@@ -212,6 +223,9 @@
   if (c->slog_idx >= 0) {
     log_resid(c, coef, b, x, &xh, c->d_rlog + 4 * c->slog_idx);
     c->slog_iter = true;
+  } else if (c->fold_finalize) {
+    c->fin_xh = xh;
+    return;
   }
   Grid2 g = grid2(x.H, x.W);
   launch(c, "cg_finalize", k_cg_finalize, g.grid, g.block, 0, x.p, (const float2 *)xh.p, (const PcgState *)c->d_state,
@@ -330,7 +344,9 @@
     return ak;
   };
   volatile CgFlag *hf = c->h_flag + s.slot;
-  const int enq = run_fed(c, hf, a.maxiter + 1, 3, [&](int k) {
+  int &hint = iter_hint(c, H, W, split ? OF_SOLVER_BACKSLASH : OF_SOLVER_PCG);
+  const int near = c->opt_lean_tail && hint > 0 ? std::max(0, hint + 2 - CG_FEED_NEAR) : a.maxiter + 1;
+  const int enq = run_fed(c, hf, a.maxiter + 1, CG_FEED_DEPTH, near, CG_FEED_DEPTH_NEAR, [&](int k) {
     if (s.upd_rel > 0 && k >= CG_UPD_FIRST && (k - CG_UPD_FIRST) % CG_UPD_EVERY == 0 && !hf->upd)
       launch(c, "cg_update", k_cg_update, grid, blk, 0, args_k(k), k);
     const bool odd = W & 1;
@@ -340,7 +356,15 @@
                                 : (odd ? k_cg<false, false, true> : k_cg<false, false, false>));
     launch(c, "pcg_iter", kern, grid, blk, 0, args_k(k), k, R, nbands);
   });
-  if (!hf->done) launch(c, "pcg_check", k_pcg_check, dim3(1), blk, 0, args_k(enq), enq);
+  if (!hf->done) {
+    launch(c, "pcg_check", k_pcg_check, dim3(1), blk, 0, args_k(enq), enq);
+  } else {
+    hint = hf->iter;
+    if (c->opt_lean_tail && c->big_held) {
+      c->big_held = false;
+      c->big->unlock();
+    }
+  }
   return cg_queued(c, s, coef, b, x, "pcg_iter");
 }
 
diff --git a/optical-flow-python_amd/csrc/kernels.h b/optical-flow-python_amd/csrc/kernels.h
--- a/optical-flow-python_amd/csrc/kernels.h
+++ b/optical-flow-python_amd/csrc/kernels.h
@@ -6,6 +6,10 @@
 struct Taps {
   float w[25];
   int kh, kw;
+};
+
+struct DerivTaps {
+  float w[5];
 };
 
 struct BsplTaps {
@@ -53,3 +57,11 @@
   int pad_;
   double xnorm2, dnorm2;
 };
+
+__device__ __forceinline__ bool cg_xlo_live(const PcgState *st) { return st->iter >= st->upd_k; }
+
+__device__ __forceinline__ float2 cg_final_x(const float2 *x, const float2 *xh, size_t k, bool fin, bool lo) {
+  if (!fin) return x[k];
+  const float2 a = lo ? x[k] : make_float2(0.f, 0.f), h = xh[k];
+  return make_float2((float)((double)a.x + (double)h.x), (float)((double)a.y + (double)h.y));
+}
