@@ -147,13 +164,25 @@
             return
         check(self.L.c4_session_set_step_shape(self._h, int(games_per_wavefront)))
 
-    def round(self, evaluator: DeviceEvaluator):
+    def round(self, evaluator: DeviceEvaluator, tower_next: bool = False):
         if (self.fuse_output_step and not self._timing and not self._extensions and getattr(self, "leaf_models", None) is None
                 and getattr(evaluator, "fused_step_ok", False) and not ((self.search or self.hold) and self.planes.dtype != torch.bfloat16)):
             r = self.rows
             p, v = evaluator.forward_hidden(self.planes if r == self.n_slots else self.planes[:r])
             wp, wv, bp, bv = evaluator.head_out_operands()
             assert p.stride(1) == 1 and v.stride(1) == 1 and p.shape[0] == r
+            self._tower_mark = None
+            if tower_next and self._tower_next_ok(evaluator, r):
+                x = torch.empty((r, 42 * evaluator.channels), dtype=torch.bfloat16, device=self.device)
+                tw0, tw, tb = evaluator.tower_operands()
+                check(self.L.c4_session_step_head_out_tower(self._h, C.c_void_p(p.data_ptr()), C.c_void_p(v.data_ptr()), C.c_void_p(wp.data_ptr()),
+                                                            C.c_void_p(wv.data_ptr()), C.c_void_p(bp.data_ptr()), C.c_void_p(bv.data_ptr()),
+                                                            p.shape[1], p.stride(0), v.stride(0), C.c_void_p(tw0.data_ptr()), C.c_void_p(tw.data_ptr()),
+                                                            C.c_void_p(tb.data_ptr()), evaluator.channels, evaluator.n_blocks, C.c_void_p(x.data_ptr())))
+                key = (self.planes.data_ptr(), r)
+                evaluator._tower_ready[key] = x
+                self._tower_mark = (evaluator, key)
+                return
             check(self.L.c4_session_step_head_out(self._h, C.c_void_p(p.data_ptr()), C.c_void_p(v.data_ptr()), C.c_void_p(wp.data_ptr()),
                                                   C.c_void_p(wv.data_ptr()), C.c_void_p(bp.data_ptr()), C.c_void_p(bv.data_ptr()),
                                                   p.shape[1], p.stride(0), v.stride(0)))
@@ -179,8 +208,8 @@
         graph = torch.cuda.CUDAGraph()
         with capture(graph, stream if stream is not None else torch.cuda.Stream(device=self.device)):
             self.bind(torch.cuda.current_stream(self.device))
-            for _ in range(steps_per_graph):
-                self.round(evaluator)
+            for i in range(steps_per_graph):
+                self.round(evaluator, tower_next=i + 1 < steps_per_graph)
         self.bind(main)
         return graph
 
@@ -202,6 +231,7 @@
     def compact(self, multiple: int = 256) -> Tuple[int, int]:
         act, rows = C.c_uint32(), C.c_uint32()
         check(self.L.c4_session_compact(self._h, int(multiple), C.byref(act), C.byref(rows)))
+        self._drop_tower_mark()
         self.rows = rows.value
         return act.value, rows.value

==

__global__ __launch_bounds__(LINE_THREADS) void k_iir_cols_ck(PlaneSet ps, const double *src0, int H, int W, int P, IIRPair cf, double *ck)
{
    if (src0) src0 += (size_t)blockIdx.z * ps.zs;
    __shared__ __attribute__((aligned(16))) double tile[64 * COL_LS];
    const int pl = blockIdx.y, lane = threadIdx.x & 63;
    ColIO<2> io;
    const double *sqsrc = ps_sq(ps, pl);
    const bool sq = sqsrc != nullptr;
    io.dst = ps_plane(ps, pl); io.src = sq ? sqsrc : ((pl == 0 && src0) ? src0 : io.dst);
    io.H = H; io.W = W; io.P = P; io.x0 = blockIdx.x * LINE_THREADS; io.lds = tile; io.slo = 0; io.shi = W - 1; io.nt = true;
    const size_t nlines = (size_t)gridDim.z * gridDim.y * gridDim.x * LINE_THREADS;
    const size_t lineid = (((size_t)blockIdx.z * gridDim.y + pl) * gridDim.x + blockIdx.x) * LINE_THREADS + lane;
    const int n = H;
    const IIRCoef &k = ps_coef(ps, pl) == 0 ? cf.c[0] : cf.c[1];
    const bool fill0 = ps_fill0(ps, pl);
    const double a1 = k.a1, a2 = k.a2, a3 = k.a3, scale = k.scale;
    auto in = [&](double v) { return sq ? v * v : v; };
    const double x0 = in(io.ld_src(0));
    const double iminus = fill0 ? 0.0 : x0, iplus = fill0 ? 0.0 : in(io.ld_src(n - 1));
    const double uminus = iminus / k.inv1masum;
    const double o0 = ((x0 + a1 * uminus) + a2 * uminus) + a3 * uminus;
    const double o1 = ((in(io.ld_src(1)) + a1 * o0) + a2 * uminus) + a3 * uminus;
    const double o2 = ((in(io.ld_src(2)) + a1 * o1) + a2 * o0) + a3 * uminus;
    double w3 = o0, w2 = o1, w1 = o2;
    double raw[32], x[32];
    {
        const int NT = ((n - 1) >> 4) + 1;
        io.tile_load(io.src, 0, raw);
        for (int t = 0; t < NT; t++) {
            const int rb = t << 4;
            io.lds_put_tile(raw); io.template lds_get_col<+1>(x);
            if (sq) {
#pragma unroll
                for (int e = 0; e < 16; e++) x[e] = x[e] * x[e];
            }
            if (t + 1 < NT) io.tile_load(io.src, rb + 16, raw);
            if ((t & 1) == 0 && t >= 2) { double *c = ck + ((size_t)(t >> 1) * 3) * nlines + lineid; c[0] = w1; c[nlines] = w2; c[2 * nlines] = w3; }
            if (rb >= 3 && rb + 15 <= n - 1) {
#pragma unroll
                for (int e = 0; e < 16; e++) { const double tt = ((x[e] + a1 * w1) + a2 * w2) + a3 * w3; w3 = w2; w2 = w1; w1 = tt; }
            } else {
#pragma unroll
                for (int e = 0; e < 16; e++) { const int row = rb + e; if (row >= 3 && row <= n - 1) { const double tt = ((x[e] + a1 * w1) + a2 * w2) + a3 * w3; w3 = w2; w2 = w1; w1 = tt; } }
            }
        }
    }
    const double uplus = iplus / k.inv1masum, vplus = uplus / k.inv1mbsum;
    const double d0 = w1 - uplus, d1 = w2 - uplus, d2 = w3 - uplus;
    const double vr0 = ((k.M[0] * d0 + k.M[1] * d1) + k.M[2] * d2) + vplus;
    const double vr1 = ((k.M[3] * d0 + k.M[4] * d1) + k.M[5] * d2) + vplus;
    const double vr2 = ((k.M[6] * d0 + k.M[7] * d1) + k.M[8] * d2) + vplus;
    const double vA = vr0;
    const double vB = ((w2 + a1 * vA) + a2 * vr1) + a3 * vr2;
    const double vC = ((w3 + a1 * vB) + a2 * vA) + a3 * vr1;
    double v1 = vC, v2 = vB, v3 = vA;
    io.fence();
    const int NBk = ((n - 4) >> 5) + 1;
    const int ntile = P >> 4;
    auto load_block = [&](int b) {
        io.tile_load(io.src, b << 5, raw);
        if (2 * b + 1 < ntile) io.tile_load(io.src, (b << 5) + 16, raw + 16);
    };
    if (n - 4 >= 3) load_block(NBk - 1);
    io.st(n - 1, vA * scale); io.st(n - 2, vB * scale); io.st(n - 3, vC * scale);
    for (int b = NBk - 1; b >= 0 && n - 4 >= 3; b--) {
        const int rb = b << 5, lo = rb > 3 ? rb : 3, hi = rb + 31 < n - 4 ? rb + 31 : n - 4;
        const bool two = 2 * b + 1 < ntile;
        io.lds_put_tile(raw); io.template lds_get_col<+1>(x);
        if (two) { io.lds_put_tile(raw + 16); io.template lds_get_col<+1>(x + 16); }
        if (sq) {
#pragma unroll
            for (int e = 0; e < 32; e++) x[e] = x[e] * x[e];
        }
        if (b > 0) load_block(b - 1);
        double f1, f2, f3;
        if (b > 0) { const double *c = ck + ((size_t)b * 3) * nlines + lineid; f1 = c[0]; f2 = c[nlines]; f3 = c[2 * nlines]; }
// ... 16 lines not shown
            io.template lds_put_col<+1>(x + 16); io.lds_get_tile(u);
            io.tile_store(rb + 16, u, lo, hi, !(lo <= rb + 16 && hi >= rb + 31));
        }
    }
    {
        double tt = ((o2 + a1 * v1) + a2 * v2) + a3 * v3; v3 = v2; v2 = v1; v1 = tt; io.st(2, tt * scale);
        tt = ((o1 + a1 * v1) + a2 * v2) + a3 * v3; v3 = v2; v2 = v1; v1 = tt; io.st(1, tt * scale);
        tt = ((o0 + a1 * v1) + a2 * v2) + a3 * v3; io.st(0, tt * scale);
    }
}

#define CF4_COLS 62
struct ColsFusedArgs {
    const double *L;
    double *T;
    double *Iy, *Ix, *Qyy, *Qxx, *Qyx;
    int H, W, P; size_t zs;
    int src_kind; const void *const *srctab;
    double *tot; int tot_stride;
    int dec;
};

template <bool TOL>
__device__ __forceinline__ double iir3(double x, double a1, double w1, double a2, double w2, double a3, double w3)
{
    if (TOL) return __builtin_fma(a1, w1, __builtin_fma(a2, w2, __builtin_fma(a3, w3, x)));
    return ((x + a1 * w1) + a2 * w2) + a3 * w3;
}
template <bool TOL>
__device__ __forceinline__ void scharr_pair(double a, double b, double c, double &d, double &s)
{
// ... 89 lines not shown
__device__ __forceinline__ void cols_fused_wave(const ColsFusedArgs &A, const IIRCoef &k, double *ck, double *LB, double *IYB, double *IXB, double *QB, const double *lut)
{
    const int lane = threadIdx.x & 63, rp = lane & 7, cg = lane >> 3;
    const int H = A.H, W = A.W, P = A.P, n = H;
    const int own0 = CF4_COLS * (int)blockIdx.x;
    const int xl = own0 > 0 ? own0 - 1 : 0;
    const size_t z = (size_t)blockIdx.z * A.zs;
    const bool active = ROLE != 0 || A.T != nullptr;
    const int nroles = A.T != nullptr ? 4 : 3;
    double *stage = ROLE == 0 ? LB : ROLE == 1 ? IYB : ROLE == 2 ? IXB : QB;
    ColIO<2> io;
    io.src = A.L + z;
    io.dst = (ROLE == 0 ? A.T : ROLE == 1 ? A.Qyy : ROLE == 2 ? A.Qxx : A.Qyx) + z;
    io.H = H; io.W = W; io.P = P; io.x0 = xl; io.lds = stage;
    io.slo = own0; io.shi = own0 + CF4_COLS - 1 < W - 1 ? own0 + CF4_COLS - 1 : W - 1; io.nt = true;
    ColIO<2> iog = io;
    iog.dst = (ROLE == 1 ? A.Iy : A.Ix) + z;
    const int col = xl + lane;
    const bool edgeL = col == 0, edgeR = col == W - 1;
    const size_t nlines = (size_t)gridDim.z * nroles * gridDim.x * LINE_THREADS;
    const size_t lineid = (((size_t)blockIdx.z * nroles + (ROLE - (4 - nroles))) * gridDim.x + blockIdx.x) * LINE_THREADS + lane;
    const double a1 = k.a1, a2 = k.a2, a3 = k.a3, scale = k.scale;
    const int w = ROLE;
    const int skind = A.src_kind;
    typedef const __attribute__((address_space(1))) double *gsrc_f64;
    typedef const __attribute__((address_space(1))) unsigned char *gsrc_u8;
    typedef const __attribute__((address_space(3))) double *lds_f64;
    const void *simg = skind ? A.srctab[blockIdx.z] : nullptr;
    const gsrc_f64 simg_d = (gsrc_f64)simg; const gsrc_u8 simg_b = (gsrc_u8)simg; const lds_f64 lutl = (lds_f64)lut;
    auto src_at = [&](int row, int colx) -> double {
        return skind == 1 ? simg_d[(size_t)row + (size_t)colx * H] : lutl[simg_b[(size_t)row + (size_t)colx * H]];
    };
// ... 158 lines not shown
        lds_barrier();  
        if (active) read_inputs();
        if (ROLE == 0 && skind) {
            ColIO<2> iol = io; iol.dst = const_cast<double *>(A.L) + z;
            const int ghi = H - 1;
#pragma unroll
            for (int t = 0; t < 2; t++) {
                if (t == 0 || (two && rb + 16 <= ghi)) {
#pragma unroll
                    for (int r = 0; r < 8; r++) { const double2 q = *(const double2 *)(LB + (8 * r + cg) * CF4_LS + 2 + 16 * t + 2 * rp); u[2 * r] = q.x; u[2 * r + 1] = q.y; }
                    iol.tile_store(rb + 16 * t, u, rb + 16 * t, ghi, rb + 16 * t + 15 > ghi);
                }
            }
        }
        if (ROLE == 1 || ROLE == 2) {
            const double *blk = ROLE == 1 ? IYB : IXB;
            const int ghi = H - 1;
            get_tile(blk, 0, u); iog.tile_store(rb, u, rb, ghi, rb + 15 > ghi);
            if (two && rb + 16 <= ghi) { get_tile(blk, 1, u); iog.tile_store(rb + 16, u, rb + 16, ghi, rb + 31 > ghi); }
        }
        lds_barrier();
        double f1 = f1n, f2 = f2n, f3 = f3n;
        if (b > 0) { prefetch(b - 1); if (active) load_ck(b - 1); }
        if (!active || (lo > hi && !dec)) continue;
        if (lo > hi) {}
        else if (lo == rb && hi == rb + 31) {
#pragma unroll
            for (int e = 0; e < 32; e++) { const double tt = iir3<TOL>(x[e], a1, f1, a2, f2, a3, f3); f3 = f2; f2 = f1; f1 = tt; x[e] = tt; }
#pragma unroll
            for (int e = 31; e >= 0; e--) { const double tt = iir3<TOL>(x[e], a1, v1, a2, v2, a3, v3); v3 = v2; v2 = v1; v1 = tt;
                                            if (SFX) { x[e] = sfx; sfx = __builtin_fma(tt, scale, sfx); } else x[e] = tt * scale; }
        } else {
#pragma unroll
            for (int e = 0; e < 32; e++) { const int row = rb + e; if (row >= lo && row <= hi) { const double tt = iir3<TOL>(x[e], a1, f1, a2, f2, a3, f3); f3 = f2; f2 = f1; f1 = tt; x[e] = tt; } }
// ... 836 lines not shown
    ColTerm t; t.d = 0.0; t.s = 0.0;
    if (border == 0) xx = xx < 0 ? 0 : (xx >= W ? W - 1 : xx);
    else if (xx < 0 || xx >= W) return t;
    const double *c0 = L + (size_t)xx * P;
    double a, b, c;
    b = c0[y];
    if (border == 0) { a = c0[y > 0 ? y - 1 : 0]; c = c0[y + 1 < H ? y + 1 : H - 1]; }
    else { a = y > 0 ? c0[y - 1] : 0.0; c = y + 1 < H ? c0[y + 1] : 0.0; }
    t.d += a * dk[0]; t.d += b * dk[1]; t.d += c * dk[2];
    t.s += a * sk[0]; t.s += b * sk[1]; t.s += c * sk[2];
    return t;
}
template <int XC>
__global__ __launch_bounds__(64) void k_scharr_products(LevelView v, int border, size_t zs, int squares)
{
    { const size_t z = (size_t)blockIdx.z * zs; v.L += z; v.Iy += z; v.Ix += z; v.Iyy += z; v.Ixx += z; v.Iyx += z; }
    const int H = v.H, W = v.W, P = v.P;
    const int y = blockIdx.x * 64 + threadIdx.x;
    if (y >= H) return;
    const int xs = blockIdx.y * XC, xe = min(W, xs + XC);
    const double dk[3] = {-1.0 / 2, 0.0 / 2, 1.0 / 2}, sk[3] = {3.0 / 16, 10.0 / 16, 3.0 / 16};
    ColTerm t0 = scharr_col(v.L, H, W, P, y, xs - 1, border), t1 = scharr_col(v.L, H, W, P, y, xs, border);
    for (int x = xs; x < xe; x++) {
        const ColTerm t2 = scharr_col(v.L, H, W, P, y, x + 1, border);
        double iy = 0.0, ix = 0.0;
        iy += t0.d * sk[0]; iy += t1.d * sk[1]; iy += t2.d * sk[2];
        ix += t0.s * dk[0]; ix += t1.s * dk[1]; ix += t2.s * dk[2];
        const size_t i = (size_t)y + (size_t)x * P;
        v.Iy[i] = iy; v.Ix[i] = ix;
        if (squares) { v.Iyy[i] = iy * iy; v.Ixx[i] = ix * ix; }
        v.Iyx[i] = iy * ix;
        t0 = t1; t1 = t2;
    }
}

**Task details:** From the entries above, write out only the lines starting at the line that holds "const int lane" and ending at the line that holds "ColIO<2> iog = io;", keeping both and matching them exactly.

**Solution to this task:**
    const int lane = threadIdx.x & 63, rp = lane & 7, cg = lane >> 3;
    const int H = A.H, W = A.W, P = A.P, n = H;
    const int own0 = CF4_COLS * (int)blockIdx.x;
    const int xl = own0 > 0 ? own0 - 1 : 0;
    const size_t z = (size_t)blockIdx.z * A.zs;
    const bool active = ROLE != 0 || A.T != nullptr;
    const int nroles = A.T != nullptr ? 4 : 3;
    double *stage = ROLE == 0 ? LB : ROLE == 1 ? IYB : ROLE == 2 ? IXB : QB;
    ColIO<2> io;
    io.src = A.L + z;
    io.dst = (ROLE == 0 ? A.T : ROLE == 1 ? A.Qyy : ROLE == 2 ? A.Qxx : A.Qyx) + z;
    io.H = H; io.W = W; io.P = P; io.x0 = xl; io.lds = stage;
    io.slo = own0; io.shi = own0 + CF4_COLS - 1 < W - 1 ? own0 + CF4_COLS - 1 : W - 1; io.nt = true;
    ColIO<2> iog = io;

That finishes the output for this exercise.